The University of Texas at Dallas (UT Dallas), established in 1969, is a top public university located in one of the nation’s fastest-growing metropolitan regions. With over 31,000 students across seven schools, UT Dallas is recognized for its educational excellence, innovative programs, distinguished faculty, and research that makes a meaningful impact. NEC Labs America partners with the University of Texas at Dallas to study graph-based AI, anomaly detection, and robust sensor data integration for cyber-physical systems. Please read about our latest news and collaborative publications with the University of Texas at Dallas.

Posts

APTrace: A Responsive System for Agile Enterprise Level Causality Analysis

While backtracking analysis has been successful in assisting the investigation of complex security attacks, it faces a critical dependency explosion problem. To address this problem, security analysts currently need to tune backtracking analysis manually with different case-specific heuristics. However, existing systems fail to fulfill two important system requirements to achieve effective backtracking analysis. First, there need flexible abstractions to express various types of heuristics. Second, the system needs to be responsive in providing updates so that the progress of backtracking analysis can be frequently inspected, which typically involves multiple rounds of manual tuning. In this paper, we propose a novel system, APTrace, to meet both of the above requirements. As we demonstrate in the evaluation, security analysts can effectively express heuristics to reduce more than 99.5% of irrelevant events in the backtracking analysis of real-world attack cases. To improve the responsiveness of backtracking analysis, we present a novel execution-window partitioning algorithm that significantly reduces the waiting time between two consecutive updates (especially, 57 times reduction for the top 1% waiting time).

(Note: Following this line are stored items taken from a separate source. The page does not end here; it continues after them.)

int complete_block(mi355dr_index* idx, Pending& p) {
    if (!p.active) return MI355DR_OK;
    p.active = false;
    HIPCHECK(idx, hipEventSynchronize(p.done));
    drain_events(idx);
    if (!p.pass.screening) {
        for (int i = 0; i < p.B; ++i)
            if (p.status_host[i] & kStOverflow)
                return fail(idx, MI355DR_E_INTERNAL, "exact scan: query " + std::to_string(i) + " lost a candidate chunk");
        return MI355DR_OK;
    }
    if (p.status_host[kQBlockMax] == 0) return MI355DR_OK;
    hipStream_t s = p.stream;
    const int B = p.B, k = p.pass.k, level = p.pass.level;
    std::vector<int> sub;
    int n_todo = 0;
    {
        std::vector<int> retry;
        for (int i = 0; i < B; ++i) {
            const int st = p.status_host[i];
            if (st == 0) continue;
            if (p.pass.speculative && !(st & kStIrregular)) {
                if (st & kStOverflow) idx->s_spec_overflow_queries++;
                else if (st & kStSpecMiss) idx->s_spec_miss_queries++;
            }
            if (level < kRetryLevels && !(st & kStIrregular)) retry.push_back(i);
            else sub.push_back(i);
// ... 1245 lines not shown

You Are What You Do: Hunting Stealthy Malware via Data Provenance Analysis

To subvert recent advances in perimeter and host security, the attacker community has developed and employed various attack vectors to make malware much more stealthy than before to penetrate the target system and prolong its presence. The advanced malware, or stealthy malware, impersonates or abuses benign applications and legitimate system tools to minimize its footprints in the target system. One example of such stealthy malware is fileless malware, which resides its malicious logic mostly in the memory of well-trusted processes. It is difficult for traditional detection tools, such as malware scanners, to detect it, as the malware normally does not expose its malicious payload in a file and hides its malicious behaviors among the benign behaviors of the processes.In this paper, we present PROVDETECTOR, a provenance-based approach for detecting stealthy malware. The intuition behind PROVDETECTOR is that although a stealthy malware may impersonate or abuse a benign process, it still exposes its malicious behaviors in the OS (operating system) level provenance. Based on this intuition, PROVDETECTOR first employs a novel selection algorithm to identify possibly malicious parts in the OS level provenance data of a process. Then, it applies a neural embedding and machine learning pipeline to automatically detect any behavior that deviates significantly from normal behaviors. We evaluate our approach on a large provenance dataset from an enterprise network and demonstrate that it achieves very high detection performance (an average F1 score of 0.974) of stealthy malware. Further, we conduct thorough interpretability studies to understand the internals of the learned machine learning models.

LogLens: A Real-time Log Analysis System

Administrators of most user-facing systems depend on periodic log data to get an idea of the health and status of production applications. Logs report information, which is crucial to diagnose the root cause of complex problems. In this paper, we present a real-time log analysis system called LogLens that automates the process of anomaly detection from logs with no (or minimal) target system knowledge and user specification. In LogLens, we employ unsupervised machine learning based techniques to discover patterns in application logs, and then leverage these patterns along with the real-time log parsing for designing advanced log analytics applications. Compared to the existing systems which are primarily limited to log indexing and search capabilities, LogLens presents an extensible system for supporting both stateless and stateful log analysis applications. Currently, LogLens is running at the core of a commercial log analysis solution handling millions of logs generated from the large-scale industrial environments and reported up to 12096x man-hours reduction in troubleshooting operational problems compared to the manual approach.